What you will do: Each line below from the one containing "float (*part)[4][2][2][4][64] = reinterpret_cast<float" through the one containing "const int by" should be output exactly as it stands, and no other line should appear.
==== Given data
template <int NG>
__global__ __launch_bounds__(WNTH * NG, 4) void wino_f23_kernel(const ConvGemmParams p) {
  constexpr int NTH = WNTH * NG;
  constexpr int WNLD = (WRH * WRW * (WKC / 4) + NTH - 1) / NTH;
  const long long t_entry = (long long)__builtin_amdgcn_s_memrealtime();
  DC_KARG_TOUCH(ka0, ka1, ka2, ka3, ka4);
  __shared__ __attribute__((aligned(16))) float stage[3][WSTAGE];
  float (*part)[4][2][2][4][64] = reinterpret_cast<float (*)[4][2][2][4][64]>(&stage[0][0]);
  static_assert(sizeof(float) * NG * 4 * 2 * 2 * 4 * 64 <= sizeof(stage), "partials must fit in the staging ring");
  static_assert(2 * sizeof(stage) <= 160 * 1024, "two workgroups per CU");
  const int t = threadIdx.x, lane = t & 63, wave = t >> 6;
  auto stamp = [&](int slot) {
    if (p.dbg && lane == 0) {
      long long* d = p.dbg + ((long)blockIdx.x * (8 * NG) + wave) * 12;
      d[slot] = (long long)__builtin_readcyclecounter();
      if (slot == 0) d[8] = t_entry, d[10] = (long long)__builtin_amdgcn_s_memrealtime();
      if (slot == 7) d[9] = (long long)__builtin_amdgcn_s_memrealtime();
    }
  };
  stamp(0);
  const int C = p.klen, H = p.x_rows, W = p.x_rowlen / p.klen;
  const int d = p.ddy;
  const int NBY = p.w_NBY, NBX = p.w_NBX;
  const int nblk = p.w_nblk;
  int lb = blockIdx.x;
  if (p.xcd_on) {
    const int g8 = gridDim.x >> 3, r8 = gridDim.x & 7, q = blockIdx.x & 7;
    lb = q * g8 + min(q, r8) + (blockIdx.x >> 3);
  }
  const int nt = dc_fastdiv(lb, p.w_div_nblk), blk = lb - nt * nblk;
  const int nph = dc_fastdiv(blk, p.w_div_nbyx), brem = blk - nph * (NBY * NBX);
  const int n = dc_fastdiv(nph, p.w_div_dd), ph = nph - n * (d * d);
  const int phy = dc_fastdiv(ph, p.w_div_d), phx = ph - phy * d;
  const int by = dc_fastdiv(brem, p.w_div_nbx), bx = brem - by * NBX;
  const int oy0 = 2 * WBTY * by - 1, ox0 = 2 * WBTX * bx - 1;
  DC_KARG_HOLD(ka0, ka1, ka2, ka3, ka4);
  const int kg = lane >> 4;
  const int grp = NG == 1 ? 0 : __builtin_amdgcn_readfirstlane(wave >> 3);
  const int i = wave & 3, tf = (wave >> 2) & 1;
  const int ra = i == 0 ? 0 : (i == 2 ? 2 : 1), rb = i == 0 ? 2 : (i == 1 ? 2 : (i == 2 ? 1 : 3));
  const float sb = i == 1 ? 1.f : -1.f;
  const __amdgpu_buffer_rsrc_t xr = dc_rsrc(reinterpret_cast<const float*>(p.x) + (long)n * p.x_img_stride, 0x7fffffffu);
  const __amdgpu_buffer_rsrc_t ur = dc_rsrc(p.w, 0x7fffffffu);
  unsigned gofs[WNLD];
  int sofs[WNLD];
#pragma unroll
  for (int q = 0; q < WNLD; ++q) {
    const int e = t + q * NTH;
    const int pix = e / (WKC / 4), cq = e % (WKC / 4);
    const int py = pix / WRW, px = pix % WRW;
    const int iy = phy + d * (oy0 + py), ix = phx + d * (ox0 + px);
    const bool ok = pix < WRH * WRW && oy0 + py >= 0 && ox0 + px >= 0 && iy < H && ix < W;
    gofs[q] = ok ? (unsigned)(iy * p.x_row_stride + ix * C + cq * 4) * 4u : kOOB;
    sofs[q] = (pix < WRH * WRW ? wino_rowbase(py) + px * WPSTR + cq * 4 : WSTAGE - 8 + (t & 1) * 4) >> 2;
  }
  const int r = (lane & 15) >> 3, c = lane & 7;
  const int ofs_a = wino_rowbase(2 * (2 * tf + r) + ra) + 2 * c * WPSTR + kg * 4;
  const int ofs_b = wino_rowbase(2 * (2 * tf + r) + rb) + 2 * c * WPSTR + kg * 4;
  f32x4 acc[4];
#pragma unroll
  for (int j = 0; j < 4; ++j) acc[j] = f32x4{0.f, 0.f, 0.f, 0.f};
  const unsigned uvo = ((unsigned)((nt * 4 + i) * (C / 16)) * (4 * 64 * 4) + (unsigned)lane * 4u) * 4u;
  f32x4 g[WNLD], b[2][4], da[4], db[4];
  auto gload = [&](int K) {
#pragma unroll
    for (int q = 0; q < WNLD; ++q) g[q] = dc_bload4(xr, gofs[q], (unsigned)(K * WKC * 4));
  };
  auto sstore = [&](int buf) {
#pragma unroll
    for (int q = 0; q < WNLD; ++q) reinterpret_cast<f32x4*>(&stage[buf][0])[sofs[q]] = g[q];
  };
  auto bload = [&](int slot, int k16) {
#pragma unroll
    for (int j = 0; j < 4; ++j) b[slot][j] = dc_bload4(ur, uvo + (unsigned)j * 1024u, (unsigned)k16 * 4096u);
  };
  auto lread = [&](int buf, int h) {
#pragma unroll
    for (int c4 = 0; c4 < 4; ++c4) {
      da[c4] = *reinterpret_cast<const f32x4*>(&stage[buf][ofs_a + c4 * WPSTR + h * 16]);
      db[c4] = *reinterpret_cast<const f32x4*>(&stage[buf][ofs_b + c4 * WPSTR + h * 16]);
    }
  };
  auto compute = [&](int bslot) {
    f32x2 tl[4], th[4];
    const f32x2 sb2 = {sb, sb};
#pragma unroll
    for (int c4 = 0; c4 < 4; ++c4) {
      tl[c4] = wlo(da[c4]) + sb2 * wlo(db[c4]);
      th[c4] = whi(da[c4]) + sb2 * whi(db[c4]);
    }
    f32x2 vl[4], vh[4];
    vl[0] = tl[0] - tl[2], vh[0] = th[0] - th[2];
    vl[1] = tl[1] + tl[2], vh[1] = th[1] + th[2];
    vl[2] = tl[2] - tl[1], vh[2] = th[2] - th[1];
    vl[3] = tl[1] - tl[3], vh[3] = th[1] - th[3];
#pragma unroll
    for (int j = 0; j < 4; ++j) acc[j] = __builtin_amdgcn_mfma_f32_16x16x4f32(vl[j][0], b[bslot][j][0], acc[j], 0, 0, 0);
#pragma unroll
    for (int j = 0; j < 4; ++j) acc[j] = __builtin_amdgcn_mfma_f32_16x16x4f32(vl[j][1], b[bslot][j][1], acc[j], 0, 0, 0);
#pragma unroll
    for (int j = 0; j < 4; ++j) acc[j] = __builtin_amdgcn_mfma_f32_16x16x4f32(vh[j][0], b[bslot][j][2], acc[j], 0, 0, 0);
#pragma unroll
    for (int j = 0; j < 4; ++j) acc[j] = __builtin_amdgcn_mfma_f32_16x16x4f32(vh[j][1], b[bslot][j][3], acc[j], 0, 0, 0);
  };
  const int NS = C / WKC;
  const int co = nt * WBN + (lane & 15);
  const float sc = p.scale ? p.scale[co] : 1.f, sh = p.shift ? p.shift[co] : 0.f;
  stamp(1);
  f32x4 g1[WNLD];
  gload(0);
  bload(0, grp);
  if (NS > 1) {
#pragma unroll
    for (int q = 0; q < WNLD; ++q) g1[q] = dc_bload4(xr, gofs[q], (unsigned)(WKC * 4));
  }
  stamp(2);
  sstore(0);
  if (NS > 2) gload(2);
  if (NS > 1) {
#pragma unroll
    for (int q = 0; q < WNLD; ++q) reinterpret_cast<f32x4*>(&stage[1][0])[sofs[q]] = g1[q];
  }
  stamp(3);
  if constexpr (NG == 1) {
    auto step = [&](int K, auto u_tag) {
      constexpr int U = decltype(u_tag)::value;
      __syncthreads();
      lread(U, 0);
      bload(1, 2 * K + 1);
      compute(0);
      if (K + 2 < NS) sstore((U + 2) % 3);
      lread(U, 1);
      bload(0, 2 * K + 2 < 2 * NS ? 2 * K + 2 : 0);
      compute(1);
      if (K + 3 < NS) gload(K + 3);
    };
    for (int K0 = 0; K0 < NS; K0 += 3) {
      step(K0, std::integral_constant<int, 0>{});
      if (K0 + 1 < NS) step(K0 + 1, std::integral_constant<int, 1>{});
      if (K0 + 2 < NS) step(K0 + 2, std::integral_constant<int, 2>{});
    }
  } else {
    auto step = [&](int K, auto u_tag, auto s_tag) {
      constexpr int U = decltype(u_tag)::value, S = decltype(s_tag)::value;
      __syncthreads();
      lread(U, grp);
      bload(S ^ 1, K + 1 < NS ? 2 * (K + 1) + grp : 0);
      compute(S);
      if (K + 2 < NS) sstore((U + 2) % 3);
      if (K + 3 < NS) gload(K + 3);
    };
    for (int K0 = 0; K0 < NS; K0 += 6) {
      step(K0, std::integral_constant<int, 0>{}, std::integral_constant<int, 0>{});
      if (K0 + 1 < NS) step(K0 + 1, std::integral_constant<int, 1>{}, std::integral_constant<int, 1>{});
      if (K0 + 2 < NS) step(K0 + 2, std::integral_constant<int, 2>{}, std::integral_constant<int, 0>{});
      if (K0 + 3 < NS) step(K0 + 3, std::integral_constant<int, 0>{}, std::integral_constant<int, 1>{});
      if (K0 + 4 < NS) step(K0 + 4, std::integral_constant<int, 1>{}, std::integral_constant<int, 0>{});
      if (K0 + 5 < NS) step(K0 + 5, std::integral_constant<int, 2>{}, std::integral_constant<int, 1>{});
    }
  }
  stamp(4);
  __syncthreads();
#pragma unroll
  for (int r4 = 0; r4 < 4; ++r4) {
    part[grp][i][0][tf][r4][lane] = acc[0][r4] + acc[1][r4] + acc[2][r4];
    part[grp][i][1][tf][r4][lane] = acc[1][r4] - acc[2][r4] - acc[3][r4];
  }
  __syncthreads();
  stamp(5);
  const int a = (wave >> 1) & 1, bq = wave & 1;
  float* yb = reinterpret_cast<float*>(p.y);
  const float* rbp = reinterpret_cast<const float*>(p.resid);
  stamp(6);
#pragma unroll
  for (int rr = 0; rr < 4 / NG; ++rr) {
    const int r4 = NG == 1 ? rr : 2 * grp + rr;
    float p0 = part[0][0][bq][tf][r4][lane], p1 = part[0][1][bq][tf][r4][lane], p2 = part[0][2][bq][tf][r4][lane], p3 = part[0][3][bq][tf][r4][lane];
    if constexpr (NG == 2) {
      p0 += part[NG - 1][0][bq][tf][r4][lane], p1 += part[NG - 1][1][bq][tf][r4][lane];
      p2 += part[NG - 1][2][bq][tf][r4][lane], p3 += part[NG - 1][3][bq][tf][r4][lane];
    }
    float v = a == 0 ? p0 + p1 + p2 : p1 - p2 - p3;
    const int q = 4 * (lane >> 4) + r4;
    const int ty = by * WBTY + 2 * tf + (q >> 3), tx = bx * WBTX + (q & 7);
    const int oy = phy + d * (2 * ty + a), ox = phx + d * (2 * tx + bq);
    if (oy < p.OH && ox < p.OW) {
      const long off = (long)n * p.y_img_stride + (long)oy * p.y_row_stride + (long)ox * p.y_pix_stride + co;
      v = v * sc + sh;
      if (rbp) v += rbp[off];
      if (p.relu) v = fmaxf(v, 0.f);
      yb[off] = v;
    }
  }
  stamp(7);
}
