-                        a1 += (d0 + d1) + (d2 + d3);
-                        a2 = fmaf(d0, d0, a2); a2 = fmaf(d1, d1, a2); a2 = fmaf(d2, d2, a2); a2 = fmaf(d3, d3, a2);
-                    } else {
-                        const float e[4] = {v.x, v.y, v.z, v.w};
-                        int curl = cur >= 0 ? (int)(cur4 & 0xffu) : -1;
-#pragma unroll
-                        for (int q = 0; q < 4; ++q) {
-                            const int l = (int)((lw >> (8 * q)) & 0xffu);
-                            if (l != curl) {
-                                if (cur >= 0) {
-                                    atomicAdd(&acc[cur * 2 + 0], a1);
-                                    atomicAdd(&acc[cur * 2 + 1], a2);
-                                }
-                                const int dn = c_dense[l];
-                                curl = l;
-                                if (dn != 255) { cur = dn; shift = c_shift[l]; cur4 = (uint32_t)l * 0x01010101u; }
-                                else { cur = -1; cur4 = 0xffffffffu; }
-                                a1 = 0.f; a2 = 0.f;
-                            }
-                            if (cur >= 0) {
-                                const float dd = e[q] - shift;
-                                a1 += dd;
-                                a2 = fmaf(dd, dd, a2);
-                            }
-                        }
-                    }
+#pragma unroll
+        for (int u = 0; u < U; ++u) {
+            const int64_t idx = ((int64_t)ch * U + u) * kSegApplyThreads + threadIdx.x;
+            if (idx < nvec) {
+                const uint32_t b0 = lw[u] & 0xffu;
+                float4 o;
+                if (lw[u] == b0 * 0x01010101u) {
+                    const float4 cf = s_coef[b0];
+                    o.x = fmaf(v[u].x - cf.x, cf.y, cf.z);
+                    o.y = fmaf(v[u].y - cf.x, cf.y, cf.z);
+                    o.z = fmaf(v[u].z - cf.x, cf.y, cf.z);
+                    o.w = fmaf(v[u].w - cf.x, cf.y, cf.z);
+                } else {
+                    const float4 k0 = s_coef[b0], k1 = s_coef[(lw[u] >> 8) & 0xffu], k2 = s_coef[(lw[u] >> 16) & 0xffu],
+                                 k3 = s_coef[lw[u] >> 24];
+                    o.x = fmaf(v[u].x - k0.x, k0.y, k0.z);
+                    o.y = fmaf(v[u].y - k1.x, k1.y, k1.z);
+                    o.z = fmaf(v[u].z - k2.x, k2.y, k2.z);
+                    o.w = fmaf(v[u].w - k3.x, k3.y, k3.z);
                 }
-            }
-            const bool staged = dcount <= 32;
-            float* wt = c_wtot + (sparity * kSegGroupWarps + gw) * 64;
-            if (staged) {
-                seg_warp_totals(reinterpret_cast<float2*>(wt), lane, cur, a1, a2);
-            } else if (cur >= 0) {
-                atomicAdd(&acc[cur * 2 + 0], a1);
-                atomicAdd(&acc[cur * 2 + 1], a2);
-            }
-            named_bar_sync(1 + group, kSegGroupThreads);
-            if (gt < dcount) {
-                float t1 = acc[gt * 2 + 0], t2 = acc[gt * 2 + 1];
-                if (staged) {
-                    const float* w0 = c_wtot + sparity * kSegGroupWarps * 64;
-#pragma unroll
-                    for (int q = 0; q < kSegGroupWarps; ++q) { t1 += w0[q * 64 + gt * 2 + 0]; t2 += w0[q * 64 + gt * 2 + 1]; }
-                }
-                const float s1 = canon_f(t1), s2 = canon_f(t2);
-                acc[gt * 2 + 0] = 0.f;
-                acc[gt * 2 + 1] = 0.f;
-                float2* slot = p.slots + ((key * p.imax + chunk) * kMaxDense + gt);
-                asm volatile("st.global.cg.v2.f32 [%0], {%1,%2};" :: "l"(slot), "f"(s1), "f"(s2) : "memory");
-            }
-            sparity ^= 1u;
-        } else if (kind == 2) {
-            if (plane != cached_apply) {
-                if (lane == 0 && ld_acquire(&p.ready[plane]) == 0) {
-                    const uint64_t t0 = global_timer_ns();
-                    while (ld_acquire(&p.ready[plane]) == 0) {
-                        __nanosleep(64);
-                        if (watchdog_expired(t0)) __trap();
-                    }
-                }
-                named_bar_sync(1 + group, kSegGroupThreads);
-                if (gt < dcount) c_coef[gt] = __ldcg(&p.coef[plane * kLabels + __ldg(p.label_of + sample * kMaxDense + gt)]);
-                if (gt == kSegGroupThreads - 1) c_coef[kMaxDense] = make_float4(0.f, 1.f, 0.f, 0.f);
-                named_bar_sync(1 + group, kSegGroupThreads);
-                cached_apply = plane;
-            }
-            const bool has_prev = p.prev != nullptr;
-            float4* o4 = reinterpret_cast<float4*>(p.out + sample * p.out_batch_stride + (plane - sample * p.channels) * p.hw_c +
-                                                   (int64_t)chunk * p.apply_elems) + gw * warp_vecs;
-            uint32_t last_w = 0;
-            float4 cf = c_coef[kMaxDense];
-            bool have = false;
-            auto coef_of = [&](uint32_t l) -> float4 { const int dn = c_dense[l]; return c_coef[dn < kMaxDense ? dn : kMaxDense]; };
-#pragma unroll 8
-            for (int j = 0; j < kSegLaneVecs; ++j) {
-                const int idx = j * 32 + lane;
-                if (idx < wvec) {
-                    const float4 v = a4[idx];
-                    const uint32_t lw = l4[idx];
-                    float4 o;
-                    const uint32_t b0 = lw & 0xffu;
-                    if (lw == b0 * 0x01010101u) {
-                        if (!have || lw != last_w) { cf = coef_of(b0); last_w = lw; have = true; }
-                        o.x = fmaf(v.x - cf.x, cf.y, cf.z);
-                        o.y = fmaf(v.y - cf.x, cf.y, cf.z);
-                        o.z = fmaf(v.z - cf.x, cf.y, cf.z);
-                        o.w = fmaf(v.w - cf.x, cf.y, cf.z);
-                    } else {
-                        const float4 c0 = coef_of(b0), c1 = coef_of((lw >> 8) & 0xffu), c2 = coef_of((lw >> 16) & 0xffu),
-                                     c3 = coef_of(lw >> 24);
-                        o.x = fmaf(v.x - c0.x, c0.y, c0.z);
-                        o.y = fmaf(v.y - c1.x, c1.y, c1.z);
-                        o.z = fmaf(v.z - c2.x, c2.y, c2.z);
-                        o.w = fmaf(v.w - c3.x, c3.y, c3.z);
-                    }
-                    if (has_prev) {
-                        const float4 q = b4[idx];
-                        o.x += q.x; o.y += q.y; o.z += q.z; o.w += q.w;
-                    }
-                    stg_f4_hint(reinterpret_cast<float*>(o4 + idx), o, pol_first);
-                }
-            }
-            __syncwarp();
-            if (lane == 0) mbar_arrive(&empty[stage]);
+                if (PREV) { o.x += q[u].x; o.y += q[u].y; o.z += q[u].z; o.w += q[u].w; }
+                stg_f4_hint(obase + idx * 4, o, pol_first);
+            }
         }
     }
 }
@@ -877,20 +656,28 @@
 
 inline bool aligned(const void* p, size_t a) { return (reinterpret_cast<uintptr_t>(p) & (a - 1)) == 0; }
 
+void seg_plan_schedule(SegTmaParams& q, bool has_prev) {
+    q.ic = (int)((q.hw_c + kSegItemElems - 1) / kSegItemElems);
+    q.is = (int)((q.hw_s + kSegItemElems - 1) / kSegItemElems);
+    q.apply_elems = has_prev ? kSegPrevElems : kSegItemElems;
+    q.ia = (int)((q.hw_c + q.apply_elems - 1) / q.apply_elems);
+    q.row_items = (int)g_knobs.seg_stats_items;
+    q.rc = (q.ic + q.row_items - 1) / q.row_items;
+    q.rs = (q.is + q.row_items - 1) / q.row_items;
+}
+
 struct SegTmaLayout {
-    size_t ticket, zero_beg, ready, cnt, dcount, overflow, zero_end, first, first_bytes, shift, dense, label_of, coef,
-        slots, slots_bytes, total;
+    size_t zero_beg, cnt, dcount, overflow, zero_end, first, first_bytes, shift, dense, label_of, coef, rows, total;
 };
 SegTmaLayout seg_tma_layout(int64_t n, int64_t c, int64_t hw_c, int64_t hw_s) {
     const size_t planes = (size_t)(n * c);
-    const size_t ic = (size_t)((hw_c + kSegItemElems - 1) / kSegItemElems), is = (size_t)((hw_s + kSegItemElems - 1) / kSegItemElems);
-    const size_t imax = ic > is ? ic : is;
+    SegTmaParams q{};
+    q.hw_c = hw_c; q.hw_s = hw_s;
+    seg_plan_schedule(q, false);
     SegTmaLayout l;
     size_t o = 0;
     auto take = [&](size_t bytes) { size_t at = o; o += align_up(bytes, 256); return at; };
-    l.ticket = take(256);
     l.zero_beg = o;
-    l.ready = take(planes * sizeof(int));
     l.cnt = take((size_t)n * 2 * kLabels * sizeof(int));
     l.dcount = take((size_t)n * sizeof(int));
     l.overflow = take(sizeof(int));
@@ -901,28 +688,29 @@
     l.dense = take((size_t)n * kLabels);
     l.label_of = take((size_t)n * kMaxDense);
     l.coef = take(planes * kLabels * sizeof(float4));
-    l.slots_bytes = planes * 2 * imax * kMaxDense * sizeof(float2);
-    l.slots = take(l.slots_bytes);
+    l.rows = take(planes * (size_t)(q.rc + q.rs) * kMaxDense * sizeof(double2));
     l.total = o;
     return l;
 }
 
-int launch_seg_tma(const SegTmaParams& p, cudaStream_t st) {
-    constexpr size_t stage = kSegStageBytes;
-    constexpr size_t cache = kSegCacheBytes;
-    constexpr size_t smem = kSegGroups * (kSegDepth * stage + cache) + kSegGroups * kSegDepth * sizeof(SegDesc) +
-                            2 * kSegGroups * kSegDepth * sizeof(uint64_t) + 2 * kSegMailbox * sizeof(uint64_t) +
-                            kSegMailbox * sizeof(int64_t) +
-                            kSegTicketBatch * sizeof(SegDecoded);
+int launch_seg_split(const SegTmaParams& p, cudaStream_t st) {
     static PerDeviceFlag configured_on;
     bool& configured = configured_on.get();
     if (!configured) {
-        RPST_CUDA(cudaFuncSetAttribute(seg_tma_kernel, cudaFuncAttributeMaxDynamicSharedMemorySize, (int)smem));
+        RPST_CUDA(cudaFuncSetAttribute(seg_stats_kernel, cudaFuncAttributePreferredSharedMemoryCarveout,
+                                       (int)cudaSharedmemCarveoutMaxShared));
         configured = true;
     }
-    int64_t grid = sm_count();
-    if (grid > (int64_t)p.total_items) grid = p.total_items;
-    seg_tma_kernel<<<(int)grid, 32 + kSegGroups * kSegGroupThreads + kSegMergeThreads, smem, st>>>(p);
+    const int64_t planes = p.n * p.channels;
+    const int64_t stat_ctas = planes * (p.rc + p.rs);
+    const int64_t apply_ctas = planes * ((p.ia + kSegApplyChunks - 1) / kSegApplyChunks);
+    RPST_CHECK_ARG(stat_ctas < (1ll << 31) && apply_ctas < (1ll << 31), "seg_adain: too many work items; split the call");
+    seg_stats_kernel<<<(unsigned)stat_ctas, 32 + kSegGroupThreads, 0, st>>>(p);
+    RPST_CUDA(cudaGetLastError());
+    seg_merge_kernel<<<(unsigned)planes, kMaxDense, 0, st>>>(p);
+    RPST_CUDA(cudaGetLastError());
+    if (p.prev) seg_apply_kernel<true><<<(unsigned)apply_ctas, kSegApplyThreads, 0, st>>>(p);
+    else seg_apply_kernel<false><<<(unsigned)apply_ctas, kSegApplyThreads, 0, st>>>(p);
     RPST_CUDA(cudaGetLastError());
     return RPST_OK;
 }
@@ -932,29 +720,26 @@
 
 namespace rpst {
 namespace {
-int64_t seg_plan_schedule(SegTmaParams& q, bool has_prev) {
-    const int64_t planes = q.n * q.channels;
-    q.ic = (int)((q.hw_c + kSegItemElems - 1) / kSegItemElems);
-    q.is = (int)((q.hw_s + kSegItemElems - 1) / kSegItemElems);
-    q.imax = q.ic > q.is ? q.ic : q.is;
-    q.apply_elems = has_prev ? kSegPrevElems : kSegItemElems;
-    q.ia = (int)((q.hw_c + q.apply_elems - 1) / q.apply_elems);
-    const int64_t plane_bytes = q.hw_c * (int64_t)sizeof(float);
-    int64_t lag = (g_knobs.seg_lag_bytes + plane_bytes - 1) / plane_bytes;
-    if (lag < 3) lag = 3;
-    q.lag = (int)(lag < planes ? lag : planes);
-    return planes * ((int64_t)q.ic + q.is + 1 + q.ia);
-}
-
-__global__ void seg_schedule_dump_kernel(SegTmaParams p, int32_t* out) {
-    const unsigned t = blockIdx.x * blockDim.x + threadIdx.x;
-    if (t >= p.total_items) return;
-    int kind = -1, chunk = 0;
-    int64_t plane = 0;
-    seg_decode(t, p, kind, plane, chunk);
-    out[3 * (size_t)t + 0] = kind;
-    out[3 * (size_t)t + 1] = (int32_t)plane;
-    out[3 * (size_t)t + 2] = chunk;
+__global__ void seg_schedule_dump_kernel(SegTmaParams p, int64_t total, int32_t* out) {
+    const int64_t t = blockIdx.x * (int64_t)blockDim.x + threadIdx.x;
+    if (t >= total) return;
+    const int64_t planes = p.n * p.channels, st = p.ic + p.is;
+    int kind, chunk;
+    int64_t plane;
+    if (t < planes * st) {
+        plane = t / st;
+        const int u = (int)(t % st);
+        kind = u < p.ic ? 0 : 1;
+        chunk = u < p.ic ? u : u - p.ic;
+    } else if (t < planes * (st + 1)) {
+        kind = 3; plane = t - planes * st; chunk = 0;
+    } else {
+        const int64_t a = t - planes * (st + 1);
+        kind = 2; plane = a / p.ia; chunk = (int)(a % p.ia);
+    }
+    out[3 * t + 0] = kind;
+    out[3 * t + 1] = (int32_t)plane;
+    out[3 * t + 2] = chunk;
 }
 }
 }
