int pt_ctx_readback_device(PtContext* c, void* out) {
  if (need(c, "pt_readback_device")) return -1;
  return copy_out(c, "pt_readback_device", static_cast<float*>(out), 3, [&](const float** d) { return *d = c->d_image, 0; }, hipMemcpyDeviceToDevice);
}

const float* pt_ctx_device_image(PtContext* c) { return c ? c->d_image : nullptr; }
void* pt_ctx_stream(PtContext* c) { return c ? (void*)c->stream : nullptr; }
int pt_ctx_pixel_count(const PtContext* c) { return c ? c->N : 0; }
int pt_ctx_device(const PtContext* c) { return c ? c->device : -1; }

int pt_ctx_save_u8_device(PtContext* c, float samples, const uint8_t** rgb8_dev) {
  if (need(c, "pt_save_u8")) return -1;
  Ctx& g = *c;
  const int W = g.cam.resolution[0];
  if (!(samples > 0.0f)) return pt_fail("pt_save_u8: samples must be positive");
  if (admit(g, "pt_save_u8", kUniform | kNoExtras)) return -1;
  if (g.pixel_begin % W || g.N % W || (g.stripe && g.stripe != W))
    return pt_fail("pt_save_u8: the tile must consist of whole image rows (begin %d, count %d, stripe %d, width %d)", g.pixel_begin, g.N, g.stripe, W);
  HIP_OK(hipSetDevice(g.device));
  if (ensure(g, g.d_rgb8, 3 * (size_t)g.N)) return -1;
  g.k->save_u8(g.stream, g.N, W, samples, g.d_image, g.d_rgb8);
  HIP_OK(hipGetLastError());
  if (rgb8_dev) *rgb8_dev = g.d_rgb8;
  return 0;
}
int pt_ctx_save_u8(PtContext* c, float samples, uint8_t* rgb8_host) {
  return copy_out(c, "pt_save_u8", rgb8_host, 3, [&](const uint8_t** d) { return pt_ctx_save_u8_device(c, samples, d); });
}

int pt_ctx_preview_rgba8_device(PtContext* c, int iterations, void* rgba_dev) {
  if (need(c, "pt_preview_rgba8_device")) return -1;
  if (!rgba_dev || iterations <= 0) return pt_fail("pt_preview_rgba8_device: bad argument");
  if (admit(*c, "pt_preview_rgba8_device", kUniform | kNoExtras | kOnDevice)) return -1;
  c->k->preview(c->stream, c->N, iterations, c->d_image, reinterpret_cast<uchar4*>(rgba_dev));
  HIP_OK(hipStreamSynchronize(c->stream));
  return 0;
}

int pt_ctx_preview_rgba8(PtContext* c, int iterations, uint8_t* rgba_host) {
  if (need(c, "pt_preview_rgba8")) return -1;
  if (!rgba_host || iterations <= 0) return pt_fail("pt_preview_rgba8: bad argument");
  if (admit(*c, "pt_preview_rgba8", kUniform | kNoExtras | kOnDevice)) return -1;
  uchar4* d = nullptr;
  HIP_OK(hipMalloc((void**)&d, (size_t)c->N * 4));
  c->k->preview(c->stream, c->N, iterations, c->d_image, d);
  hipError_t e = hipMemcpyAsync(rgba_host, d, (size_t)c->N * 4, hipMemcpyDeviceToHost, c->stream);
  if (e == hipSuccess) e = hipStreamSynchronize(c->stream);
  (void)hipFree(d);
  if (e != hipSuccess) return pt_fail("pt_preview_rgba8: %s", hipGetErrorString(e));
  return 0;
}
========
Expected answer:
  float (*part)[4][2][2][4][64] = reinterpret_cast<float (*)[4][2][2][4][64]>(&stage[0][0]);
  static_assert(sizeof(float) * NG * 4 * 2 * 2 * 4 * 64 <= sizeof(stage), "partials must fit in the staging ring");
  static_assert(2 * sizeof(stage) <= 160 * 1024, "two workgroups per CU");
  const int t = threadIdx.x, lane = t & 63, wave = t >> 6;
  auto stamp = [&](int slot) {
    if (p.dbg && lane == 0) {
      long long* d = p.dbg + ((long)blockIdx.x * (8 * NG) + wave) * 12;
      d[slot] = (long long)__builtin_readcyclecounter();
      if (slot == 0) d[8] = t_entry, d[10] = (long long)__builtin_amdgcn_s_memrealtime();
      if (slot == 7) d[9] = (long long)__builtin_amdgcn_s_memrealtime();
    }
  };
  stamp(0);
  const int C = p.klen, H = p.x_rows, W = p.x_rowlen / p.klen;
  const int d = p.ddy;
  const int NBY = p.w_NBY, NBX = p.w_NBX;
  const int nblk = p.w_nblk;
  int lb = blockIdx.x;
  if (p.xcd_on) {
    const int g8 = gridDim.x >> 3, r8 = gridDim.x & 7, q = blockIdx.x & 7;
    lb = q * g8 + min(q, r8) + (blockIdx.x >> 3);
  }
  const int nt = dc_fastdiv(lb, p.w_div_nblk), blk = lb - nt * nblk;
  const int nph = dc_fastdiv(blk, p.w_div_nbyx), brem = blk - nph * (NBY * NBX);
  const int n = dc_fastdiv(nph, p.w_div_dd), ph = nph - n * (d * d);
  const int phy = dc_fastdiv(ph, p.w_div_d), phx = ph - phy * d;
  const int by = dc_fastdiv(brem, p.w_div_nbx), bx = brem - by * NBX;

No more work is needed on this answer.